**EXERCISE DIRECTIONS**
Where does the word "CpBodyLayout" appear in the entries below? Copy each line that holds it.
↓↓↓
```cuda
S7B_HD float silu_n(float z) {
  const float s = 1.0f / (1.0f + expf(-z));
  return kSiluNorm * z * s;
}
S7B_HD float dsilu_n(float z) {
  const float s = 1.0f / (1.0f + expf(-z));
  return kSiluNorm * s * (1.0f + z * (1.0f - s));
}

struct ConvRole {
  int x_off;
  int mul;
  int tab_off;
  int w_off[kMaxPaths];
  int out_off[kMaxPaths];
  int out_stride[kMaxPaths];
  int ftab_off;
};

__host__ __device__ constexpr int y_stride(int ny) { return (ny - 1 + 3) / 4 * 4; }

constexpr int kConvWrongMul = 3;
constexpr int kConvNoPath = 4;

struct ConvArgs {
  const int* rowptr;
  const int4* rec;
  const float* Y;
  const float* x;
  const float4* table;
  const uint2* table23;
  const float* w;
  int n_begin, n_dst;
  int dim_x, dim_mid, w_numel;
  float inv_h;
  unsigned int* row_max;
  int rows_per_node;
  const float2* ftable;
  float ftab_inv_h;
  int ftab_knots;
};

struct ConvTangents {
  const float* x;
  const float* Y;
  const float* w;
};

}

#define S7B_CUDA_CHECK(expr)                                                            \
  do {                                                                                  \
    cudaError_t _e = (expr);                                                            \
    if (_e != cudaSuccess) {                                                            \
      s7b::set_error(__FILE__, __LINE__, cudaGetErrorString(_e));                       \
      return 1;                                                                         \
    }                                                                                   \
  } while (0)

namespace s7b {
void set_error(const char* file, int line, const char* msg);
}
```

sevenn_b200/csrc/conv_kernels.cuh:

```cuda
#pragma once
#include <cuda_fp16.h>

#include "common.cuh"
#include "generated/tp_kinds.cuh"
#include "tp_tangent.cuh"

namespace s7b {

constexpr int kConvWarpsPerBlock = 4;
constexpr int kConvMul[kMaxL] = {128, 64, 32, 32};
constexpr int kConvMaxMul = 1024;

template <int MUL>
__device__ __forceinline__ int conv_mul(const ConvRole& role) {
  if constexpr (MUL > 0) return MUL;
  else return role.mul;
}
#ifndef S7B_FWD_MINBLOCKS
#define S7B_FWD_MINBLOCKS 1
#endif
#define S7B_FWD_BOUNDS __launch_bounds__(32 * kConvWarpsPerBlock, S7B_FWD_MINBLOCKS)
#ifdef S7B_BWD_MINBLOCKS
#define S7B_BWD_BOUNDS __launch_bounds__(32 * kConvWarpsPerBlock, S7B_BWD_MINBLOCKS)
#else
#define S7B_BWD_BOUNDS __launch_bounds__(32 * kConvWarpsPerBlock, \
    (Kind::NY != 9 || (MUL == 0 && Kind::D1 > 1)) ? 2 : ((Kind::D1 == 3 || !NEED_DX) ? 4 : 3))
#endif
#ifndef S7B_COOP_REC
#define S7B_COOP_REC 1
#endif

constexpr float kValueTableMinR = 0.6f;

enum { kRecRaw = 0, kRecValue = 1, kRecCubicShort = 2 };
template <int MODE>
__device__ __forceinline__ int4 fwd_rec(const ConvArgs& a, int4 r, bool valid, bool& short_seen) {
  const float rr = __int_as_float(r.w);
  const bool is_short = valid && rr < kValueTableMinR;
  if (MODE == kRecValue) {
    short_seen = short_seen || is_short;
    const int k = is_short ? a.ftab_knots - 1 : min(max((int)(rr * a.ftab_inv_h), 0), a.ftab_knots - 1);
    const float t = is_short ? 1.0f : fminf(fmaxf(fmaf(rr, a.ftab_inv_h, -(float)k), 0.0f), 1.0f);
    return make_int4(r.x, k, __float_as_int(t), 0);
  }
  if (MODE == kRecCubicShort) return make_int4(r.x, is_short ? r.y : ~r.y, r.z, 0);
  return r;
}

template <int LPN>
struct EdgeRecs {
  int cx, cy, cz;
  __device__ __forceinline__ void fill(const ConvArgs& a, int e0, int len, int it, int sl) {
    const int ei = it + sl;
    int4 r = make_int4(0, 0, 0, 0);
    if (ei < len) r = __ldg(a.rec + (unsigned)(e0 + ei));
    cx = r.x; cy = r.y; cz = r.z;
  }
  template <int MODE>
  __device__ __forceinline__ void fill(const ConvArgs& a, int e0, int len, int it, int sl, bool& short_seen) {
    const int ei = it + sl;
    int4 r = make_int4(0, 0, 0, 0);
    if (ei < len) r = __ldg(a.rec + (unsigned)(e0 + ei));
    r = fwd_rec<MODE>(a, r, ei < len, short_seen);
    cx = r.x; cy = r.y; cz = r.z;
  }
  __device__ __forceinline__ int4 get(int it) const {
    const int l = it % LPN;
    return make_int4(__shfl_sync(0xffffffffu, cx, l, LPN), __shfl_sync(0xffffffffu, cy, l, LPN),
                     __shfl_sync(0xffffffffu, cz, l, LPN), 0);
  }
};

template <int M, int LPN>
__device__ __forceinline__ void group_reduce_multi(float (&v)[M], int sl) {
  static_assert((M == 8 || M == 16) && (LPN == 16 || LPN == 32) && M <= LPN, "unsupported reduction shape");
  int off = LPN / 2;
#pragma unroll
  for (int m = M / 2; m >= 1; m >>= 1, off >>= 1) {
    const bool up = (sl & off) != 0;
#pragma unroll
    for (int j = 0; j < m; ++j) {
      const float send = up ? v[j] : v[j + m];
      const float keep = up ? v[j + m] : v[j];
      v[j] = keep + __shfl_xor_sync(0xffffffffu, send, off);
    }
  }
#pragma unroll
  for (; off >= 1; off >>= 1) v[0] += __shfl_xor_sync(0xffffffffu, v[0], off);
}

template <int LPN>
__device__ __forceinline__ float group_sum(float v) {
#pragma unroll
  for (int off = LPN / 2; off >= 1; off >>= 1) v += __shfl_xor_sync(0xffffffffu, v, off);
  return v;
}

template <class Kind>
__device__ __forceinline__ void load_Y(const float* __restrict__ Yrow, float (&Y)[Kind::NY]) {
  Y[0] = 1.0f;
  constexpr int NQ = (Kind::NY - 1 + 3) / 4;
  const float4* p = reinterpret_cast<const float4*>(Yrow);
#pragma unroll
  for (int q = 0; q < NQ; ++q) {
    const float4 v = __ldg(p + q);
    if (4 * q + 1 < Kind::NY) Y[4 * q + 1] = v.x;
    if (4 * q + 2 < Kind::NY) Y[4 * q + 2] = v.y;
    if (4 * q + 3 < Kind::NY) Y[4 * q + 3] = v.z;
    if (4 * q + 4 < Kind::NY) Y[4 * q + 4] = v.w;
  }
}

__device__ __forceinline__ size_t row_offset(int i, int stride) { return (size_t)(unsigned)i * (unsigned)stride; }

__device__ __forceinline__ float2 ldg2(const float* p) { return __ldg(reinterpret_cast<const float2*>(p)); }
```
↑↑↑
↓↓↓
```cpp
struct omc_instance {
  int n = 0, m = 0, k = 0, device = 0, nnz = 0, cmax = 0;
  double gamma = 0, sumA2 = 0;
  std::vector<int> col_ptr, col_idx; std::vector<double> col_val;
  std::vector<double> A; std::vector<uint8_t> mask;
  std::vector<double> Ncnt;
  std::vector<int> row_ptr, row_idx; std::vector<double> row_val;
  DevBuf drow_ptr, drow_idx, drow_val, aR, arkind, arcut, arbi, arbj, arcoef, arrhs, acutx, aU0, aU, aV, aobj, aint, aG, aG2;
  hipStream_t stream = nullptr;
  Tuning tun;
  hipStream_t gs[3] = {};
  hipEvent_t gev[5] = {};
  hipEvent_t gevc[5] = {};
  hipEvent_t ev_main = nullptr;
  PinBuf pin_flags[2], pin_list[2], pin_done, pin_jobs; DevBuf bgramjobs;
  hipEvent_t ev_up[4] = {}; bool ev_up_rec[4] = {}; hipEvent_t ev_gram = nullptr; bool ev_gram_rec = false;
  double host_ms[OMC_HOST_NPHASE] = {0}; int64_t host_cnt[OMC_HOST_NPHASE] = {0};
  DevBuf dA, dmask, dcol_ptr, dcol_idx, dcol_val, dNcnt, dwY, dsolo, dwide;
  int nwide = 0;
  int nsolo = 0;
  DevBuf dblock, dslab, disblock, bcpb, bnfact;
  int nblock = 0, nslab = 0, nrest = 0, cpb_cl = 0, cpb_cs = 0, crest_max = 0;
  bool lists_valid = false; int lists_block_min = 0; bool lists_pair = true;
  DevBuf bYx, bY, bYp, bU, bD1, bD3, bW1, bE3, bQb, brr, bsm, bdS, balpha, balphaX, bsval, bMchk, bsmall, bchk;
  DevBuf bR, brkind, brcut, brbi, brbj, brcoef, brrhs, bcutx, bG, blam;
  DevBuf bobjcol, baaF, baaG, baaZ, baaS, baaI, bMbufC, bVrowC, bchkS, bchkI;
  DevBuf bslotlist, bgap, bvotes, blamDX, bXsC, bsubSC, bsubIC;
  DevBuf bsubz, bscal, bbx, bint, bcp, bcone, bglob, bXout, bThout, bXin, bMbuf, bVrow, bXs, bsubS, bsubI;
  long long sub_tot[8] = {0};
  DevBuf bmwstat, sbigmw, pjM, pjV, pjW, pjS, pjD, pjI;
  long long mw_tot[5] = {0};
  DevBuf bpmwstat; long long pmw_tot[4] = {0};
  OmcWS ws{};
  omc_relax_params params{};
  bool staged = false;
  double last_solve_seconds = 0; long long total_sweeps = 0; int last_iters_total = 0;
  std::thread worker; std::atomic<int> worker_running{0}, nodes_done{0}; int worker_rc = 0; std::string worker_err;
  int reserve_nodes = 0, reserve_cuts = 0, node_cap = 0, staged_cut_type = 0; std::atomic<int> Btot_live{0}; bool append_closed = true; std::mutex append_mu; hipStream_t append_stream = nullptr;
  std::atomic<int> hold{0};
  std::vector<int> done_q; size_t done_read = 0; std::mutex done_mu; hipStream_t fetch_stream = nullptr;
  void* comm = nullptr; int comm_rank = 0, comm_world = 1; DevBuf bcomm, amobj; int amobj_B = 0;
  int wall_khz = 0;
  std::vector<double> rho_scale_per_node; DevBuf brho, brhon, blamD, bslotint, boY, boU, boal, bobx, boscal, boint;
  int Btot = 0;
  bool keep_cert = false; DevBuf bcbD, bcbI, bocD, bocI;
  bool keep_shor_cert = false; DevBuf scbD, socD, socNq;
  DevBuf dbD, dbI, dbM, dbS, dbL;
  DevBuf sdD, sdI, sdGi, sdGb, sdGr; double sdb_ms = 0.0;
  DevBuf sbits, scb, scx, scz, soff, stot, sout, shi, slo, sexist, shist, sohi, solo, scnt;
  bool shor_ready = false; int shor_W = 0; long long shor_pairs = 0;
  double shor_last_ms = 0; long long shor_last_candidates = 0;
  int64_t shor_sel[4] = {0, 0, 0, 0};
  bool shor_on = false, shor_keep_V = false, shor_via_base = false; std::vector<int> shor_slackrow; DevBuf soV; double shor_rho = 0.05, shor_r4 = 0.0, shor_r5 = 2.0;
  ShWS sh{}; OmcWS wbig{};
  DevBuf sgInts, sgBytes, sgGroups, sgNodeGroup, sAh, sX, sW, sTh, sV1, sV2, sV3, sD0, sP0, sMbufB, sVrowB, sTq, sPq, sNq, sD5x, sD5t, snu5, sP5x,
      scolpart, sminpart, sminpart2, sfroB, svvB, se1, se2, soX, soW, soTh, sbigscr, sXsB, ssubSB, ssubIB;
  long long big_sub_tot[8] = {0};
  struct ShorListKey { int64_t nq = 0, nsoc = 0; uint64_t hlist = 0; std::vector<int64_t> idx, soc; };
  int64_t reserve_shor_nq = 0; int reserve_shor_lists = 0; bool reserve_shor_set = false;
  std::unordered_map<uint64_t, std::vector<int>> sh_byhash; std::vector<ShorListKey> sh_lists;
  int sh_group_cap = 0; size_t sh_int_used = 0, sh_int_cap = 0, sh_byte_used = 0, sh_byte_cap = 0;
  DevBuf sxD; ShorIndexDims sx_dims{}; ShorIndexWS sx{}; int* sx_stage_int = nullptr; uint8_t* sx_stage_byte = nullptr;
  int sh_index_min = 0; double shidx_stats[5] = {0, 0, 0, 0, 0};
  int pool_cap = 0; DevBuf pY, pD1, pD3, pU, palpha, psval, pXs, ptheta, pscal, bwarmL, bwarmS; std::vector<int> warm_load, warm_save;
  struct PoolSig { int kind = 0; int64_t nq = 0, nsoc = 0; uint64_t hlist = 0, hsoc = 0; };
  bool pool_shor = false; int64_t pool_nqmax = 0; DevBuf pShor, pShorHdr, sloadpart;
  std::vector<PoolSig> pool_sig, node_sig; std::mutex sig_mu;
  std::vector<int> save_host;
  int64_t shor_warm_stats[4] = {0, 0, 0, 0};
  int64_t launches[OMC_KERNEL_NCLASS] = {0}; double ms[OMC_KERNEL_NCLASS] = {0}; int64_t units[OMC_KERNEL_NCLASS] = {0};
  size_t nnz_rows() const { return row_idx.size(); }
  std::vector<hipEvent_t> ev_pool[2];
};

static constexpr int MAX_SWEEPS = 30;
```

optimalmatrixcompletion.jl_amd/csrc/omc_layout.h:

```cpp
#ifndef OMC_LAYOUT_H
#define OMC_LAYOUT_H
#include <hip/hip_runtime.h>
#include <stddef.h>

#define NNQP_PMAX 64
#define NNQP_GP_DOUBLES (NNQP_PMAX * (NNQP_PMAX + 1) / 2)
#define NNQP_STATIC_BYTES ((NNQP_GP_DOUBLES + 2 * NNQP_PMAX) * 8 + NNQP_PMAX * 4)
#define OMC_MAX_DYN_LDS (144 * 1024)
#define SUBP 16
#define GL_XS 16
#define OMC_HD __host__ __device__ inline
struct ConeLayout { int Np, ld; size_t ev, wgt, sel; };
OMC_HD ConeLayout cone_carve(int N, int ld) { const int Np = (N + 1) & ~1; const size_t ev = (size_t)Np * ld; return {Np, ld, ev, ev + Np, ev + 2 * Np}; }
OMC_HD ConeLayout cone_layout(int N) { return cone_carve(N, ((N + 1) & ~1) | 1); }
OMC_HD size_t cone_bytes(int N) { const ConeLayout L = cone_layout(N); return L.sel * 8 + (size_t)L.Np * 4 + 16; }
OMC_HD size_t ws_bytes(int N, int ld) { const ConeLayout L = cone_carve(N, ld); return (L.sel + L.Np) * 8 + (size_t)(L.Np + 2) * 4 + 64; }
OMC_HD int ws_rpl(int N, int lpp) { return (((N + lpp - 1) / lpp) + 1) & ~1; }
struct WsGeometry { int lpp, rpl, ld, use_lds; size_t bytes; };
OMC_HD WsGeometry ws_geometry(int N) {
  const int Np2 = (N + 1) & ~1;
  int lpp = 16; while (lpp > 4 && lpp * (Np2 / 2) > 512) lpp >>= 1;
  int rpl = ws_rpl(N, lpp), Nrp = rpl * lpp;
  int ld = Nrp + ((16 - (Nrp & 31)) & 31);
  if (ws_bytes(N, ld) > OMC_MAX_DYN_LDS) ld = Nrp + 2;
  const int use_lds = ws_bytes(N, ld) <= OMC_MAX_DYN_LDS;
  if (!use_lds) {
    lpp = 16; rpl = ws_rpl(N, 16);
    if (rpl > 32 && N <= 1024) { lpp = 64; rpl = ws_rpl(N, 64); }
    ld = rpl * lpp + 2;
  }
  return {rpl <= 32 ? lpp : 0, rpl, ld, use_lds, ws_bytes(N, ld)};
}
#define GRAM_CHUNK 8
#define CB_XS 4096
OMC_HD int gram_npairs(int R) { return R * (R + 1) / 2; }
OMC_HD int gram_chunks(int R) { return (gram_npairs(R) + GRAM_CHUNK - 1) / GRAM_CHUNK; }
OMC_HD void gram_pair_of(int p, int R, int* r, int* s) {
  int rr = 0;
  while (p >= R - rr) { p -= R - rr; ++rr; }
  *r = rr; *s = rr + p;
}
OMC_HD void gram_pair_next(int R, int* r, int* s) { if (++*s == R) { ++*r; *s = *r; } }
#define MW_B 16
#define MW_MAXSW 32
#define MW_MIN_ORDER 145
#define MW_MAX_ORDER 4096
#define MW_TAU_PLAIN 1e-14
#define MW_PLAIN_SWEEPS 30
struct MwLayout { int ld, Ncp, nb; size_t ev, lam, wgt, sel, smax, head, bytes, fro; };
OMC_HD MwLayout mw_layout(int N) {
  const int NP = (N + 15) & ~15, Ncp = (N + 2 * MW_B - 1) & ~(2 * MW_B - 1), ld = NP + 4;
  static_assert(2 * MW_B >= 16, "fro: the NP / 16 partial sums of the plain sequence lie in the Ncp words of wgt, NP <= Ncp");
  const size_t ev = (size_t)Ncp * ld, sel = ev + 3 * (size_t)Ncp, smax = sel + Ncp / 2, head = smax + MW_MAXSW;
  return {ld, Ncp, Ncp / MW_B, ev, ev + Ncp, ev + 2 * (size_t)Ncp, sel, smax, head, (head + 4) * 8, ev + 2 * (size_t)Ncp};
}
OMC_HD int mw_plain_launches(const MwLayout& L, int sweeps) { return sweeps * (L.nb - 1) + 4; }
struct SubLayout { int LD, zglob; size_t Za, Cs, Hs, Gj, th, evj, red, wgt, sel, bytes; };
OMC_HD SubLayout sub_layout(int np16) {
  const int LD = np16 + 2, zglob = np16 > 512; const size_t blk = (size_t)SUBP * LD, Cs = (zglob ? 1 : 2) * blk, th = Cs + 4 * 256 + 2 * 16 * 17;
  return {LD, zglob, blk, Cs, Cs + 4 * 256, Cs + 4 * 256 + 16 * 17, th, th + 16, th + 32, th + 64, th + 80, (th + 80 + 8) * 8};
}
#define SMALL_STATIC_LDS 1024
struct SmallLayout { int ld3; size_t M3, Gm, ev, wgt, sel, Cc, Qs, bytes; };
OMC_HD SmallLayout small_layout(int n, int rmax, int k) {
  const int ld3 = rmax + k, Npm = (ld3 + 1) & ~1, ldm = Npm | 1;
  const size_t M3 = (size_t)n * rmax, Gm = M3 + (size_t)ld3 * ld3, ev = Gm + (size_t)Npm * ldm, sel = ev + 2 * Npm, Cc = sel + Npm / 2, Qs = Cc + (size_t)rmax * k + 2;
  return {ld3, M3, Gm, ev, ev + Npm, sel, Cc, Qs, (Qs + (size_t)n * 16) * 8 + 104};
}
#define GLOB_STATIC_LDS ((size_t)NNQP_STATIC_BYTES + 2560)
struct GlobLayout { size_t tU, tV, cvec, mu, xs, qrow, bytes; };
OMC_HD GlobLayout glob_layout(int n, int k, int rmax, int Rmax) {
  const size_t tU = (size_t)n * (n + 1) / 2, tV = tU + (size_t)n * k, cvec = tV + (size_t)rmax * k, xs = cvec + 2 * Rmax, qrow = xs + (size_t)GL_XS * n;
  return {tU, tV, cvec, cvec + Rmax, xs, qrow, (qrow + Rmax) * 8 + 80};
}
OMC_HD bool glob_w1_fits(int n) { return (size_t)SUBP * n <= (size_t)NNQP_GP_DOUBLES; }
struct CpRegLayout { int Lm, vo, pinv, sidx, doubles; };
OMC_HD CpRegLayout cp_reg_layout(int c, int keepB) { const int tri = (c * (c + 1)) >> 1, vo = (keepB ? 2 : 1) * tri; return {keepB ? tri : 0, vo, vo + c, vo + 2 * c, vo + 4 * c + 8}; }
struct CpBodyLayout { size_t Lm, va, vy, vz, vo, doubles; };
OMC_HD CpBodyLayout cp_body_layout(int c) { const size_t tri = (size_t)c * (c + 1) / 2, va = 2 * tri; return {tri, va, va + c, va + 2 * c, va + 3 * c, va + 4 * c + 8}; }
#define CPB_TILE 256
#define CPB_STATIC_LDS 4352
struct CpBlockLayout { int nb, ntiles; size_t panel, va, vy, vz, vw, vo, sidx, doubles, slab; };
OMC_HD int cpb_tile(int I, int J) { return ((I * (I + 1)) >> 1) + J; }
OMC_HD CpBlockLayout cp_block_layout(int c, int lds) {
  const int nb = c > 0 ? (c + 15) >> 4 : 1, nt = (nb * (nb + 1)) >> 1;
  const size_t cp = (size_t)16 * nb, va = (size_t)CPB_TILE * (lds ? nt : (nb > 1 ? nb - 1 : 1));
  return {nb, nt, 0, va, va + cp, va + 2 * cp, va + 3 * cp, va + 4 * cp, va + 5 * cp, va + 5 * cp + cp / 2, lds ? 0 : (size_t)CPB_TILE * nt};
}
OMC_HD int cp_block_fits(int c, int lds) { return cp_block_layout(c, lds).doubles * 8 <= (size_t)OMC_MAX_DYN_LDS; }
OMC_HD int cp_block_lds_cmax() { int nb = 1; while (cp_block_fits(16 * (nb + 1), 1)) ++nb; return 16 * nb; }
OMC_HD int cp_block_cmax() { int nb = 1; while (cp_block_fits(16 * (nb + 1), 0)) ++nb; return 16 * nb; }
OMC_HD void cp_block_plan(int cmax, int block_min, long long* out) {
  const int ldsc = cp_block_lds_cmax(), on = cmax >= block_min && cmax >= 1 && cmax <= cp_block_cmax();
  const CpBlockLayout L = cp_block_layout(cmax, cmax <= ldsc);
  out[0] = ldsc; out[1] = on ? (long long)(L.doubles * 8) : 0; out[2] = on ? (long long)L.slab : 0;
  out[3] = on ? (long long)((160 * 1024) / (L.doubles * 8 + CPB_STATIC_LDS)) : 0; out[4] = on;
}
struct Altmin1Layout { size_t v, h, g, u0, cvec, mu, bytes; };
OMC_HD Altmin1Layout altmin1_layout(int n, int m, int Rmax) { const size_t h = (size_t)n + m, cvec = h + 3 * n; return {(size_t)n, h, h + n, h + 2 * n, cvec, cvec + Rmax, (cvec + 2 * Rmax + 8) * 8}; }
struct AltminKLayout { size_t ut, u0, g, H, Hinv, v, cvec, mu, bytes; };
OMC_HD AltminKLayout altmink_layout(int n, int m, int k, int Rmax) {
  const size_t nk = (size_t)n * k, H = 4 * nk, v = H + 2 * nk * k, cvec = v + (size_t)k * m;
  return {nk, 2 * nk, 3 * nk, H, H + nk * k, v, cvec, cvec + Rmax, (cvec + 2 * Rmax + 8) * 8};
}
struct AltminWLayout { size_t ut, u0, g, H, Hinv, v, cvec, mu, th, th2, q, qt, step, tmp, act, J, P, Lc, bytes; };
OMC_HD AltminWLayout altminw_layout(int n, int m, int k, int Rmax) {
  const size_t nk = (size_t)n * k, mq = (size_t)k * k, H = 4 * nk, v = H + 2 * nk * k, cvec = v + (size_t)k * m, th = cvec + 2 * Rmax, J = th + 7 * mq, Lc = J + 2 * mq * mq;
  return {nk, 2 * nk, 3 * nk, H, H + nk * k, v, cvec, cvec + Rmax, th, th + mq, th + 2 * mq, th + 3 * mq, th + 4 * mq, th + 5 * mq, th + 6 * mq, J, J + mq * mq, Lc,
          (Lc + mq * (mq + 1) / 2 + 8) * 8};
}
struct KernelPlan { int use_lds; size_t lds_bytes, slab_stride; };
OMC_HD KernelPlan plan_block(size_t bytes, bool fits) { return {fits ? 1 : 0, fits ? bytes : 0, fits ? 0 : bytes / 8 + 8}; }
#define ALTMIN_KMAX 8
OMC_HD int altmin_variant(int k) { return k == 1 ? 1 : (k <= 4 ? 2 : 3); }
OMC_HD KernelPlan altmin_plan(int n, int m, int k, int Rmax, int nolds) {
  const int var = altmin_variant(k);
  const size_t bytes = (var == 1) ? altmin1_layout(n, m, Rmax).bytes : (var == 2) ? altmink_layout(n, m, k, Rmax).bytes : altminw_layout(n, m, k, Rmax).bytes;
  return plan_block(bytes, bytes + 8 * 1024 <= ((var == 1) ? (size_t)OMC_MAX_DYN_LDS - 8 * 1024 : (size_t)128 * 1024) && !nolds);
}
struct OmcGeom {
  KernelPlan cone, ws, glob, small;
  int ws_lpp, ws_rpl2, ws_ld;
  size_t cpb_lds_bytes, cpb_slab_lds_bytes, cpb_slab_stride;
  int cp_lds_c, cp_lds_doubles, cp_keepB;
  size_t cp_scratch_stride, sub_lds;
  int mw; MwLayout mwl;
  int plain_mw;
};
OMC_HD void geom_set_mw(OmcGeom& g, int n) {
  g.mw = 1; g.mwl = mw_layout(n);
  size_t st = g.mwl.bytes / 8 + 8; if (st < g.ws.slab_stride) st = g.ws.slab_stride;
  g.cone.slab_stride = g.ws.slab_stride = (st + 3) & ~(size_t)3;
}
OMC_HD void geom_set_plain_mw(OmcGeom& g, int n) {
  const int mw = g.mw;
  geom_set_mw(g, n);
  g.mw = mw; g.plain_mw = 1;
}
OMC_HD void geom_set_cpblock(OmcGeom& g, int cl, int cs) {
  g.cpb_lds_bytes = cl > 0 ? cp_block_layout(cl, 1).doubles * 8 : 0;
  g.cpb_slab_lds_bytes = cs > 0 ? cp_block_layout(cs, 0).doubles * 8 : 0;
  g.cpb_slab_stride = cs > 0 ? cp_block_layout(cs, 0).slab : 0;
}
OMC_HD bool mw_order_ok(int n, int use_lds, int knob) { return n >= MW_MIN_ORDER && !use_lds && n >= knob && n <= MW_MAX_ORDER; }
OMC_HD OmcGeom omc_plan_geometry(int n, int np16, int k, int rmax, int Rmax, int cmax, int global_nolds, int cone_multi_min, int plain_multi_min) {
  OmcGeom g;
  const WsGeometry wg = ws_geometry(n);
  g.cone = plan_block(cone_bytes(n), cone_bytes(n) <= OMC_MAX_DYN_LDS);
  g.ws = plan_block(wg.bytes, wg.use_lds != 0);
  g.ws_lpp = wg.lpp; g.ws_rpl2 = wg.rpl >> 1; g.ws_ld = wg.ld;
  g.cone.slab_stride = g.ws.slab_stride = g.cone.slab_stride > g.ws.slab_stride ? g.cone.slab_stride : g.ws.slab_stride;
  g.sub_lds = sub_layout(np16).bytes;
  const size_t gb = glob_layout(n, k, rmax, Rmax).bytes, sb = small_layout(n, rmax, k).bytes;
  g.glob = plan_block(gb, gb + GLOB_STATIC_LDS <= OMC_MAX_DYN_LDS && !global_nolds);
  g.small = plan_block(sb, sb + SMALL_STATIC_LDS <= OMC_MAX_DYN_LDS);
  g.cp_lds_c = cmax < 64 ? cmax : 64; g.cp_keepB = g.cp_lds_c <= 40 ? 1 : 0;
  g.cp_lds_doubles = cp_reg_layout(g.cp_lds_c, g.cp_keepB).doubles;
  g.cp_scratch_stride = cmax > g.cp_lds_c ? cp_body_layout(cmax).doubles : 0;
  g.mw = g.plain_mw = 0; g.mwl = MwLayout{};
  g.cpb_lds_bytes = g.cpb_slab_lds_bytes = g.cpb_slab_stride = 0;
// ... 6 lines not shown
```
↑↑↑
**REPLY**
struct CpBodyLayout { size_t Lm, va, vy, vz, vo, doubles; };
OMC_HD CpBodyLayout cp_body_layout(int c) { const size_t tri = (size_t)c * (c + 1) / 2, va = 2 * tri; return {tri, va, va + c, va + 2 * c, va + 3 * c, va + 4 * c + 8}; }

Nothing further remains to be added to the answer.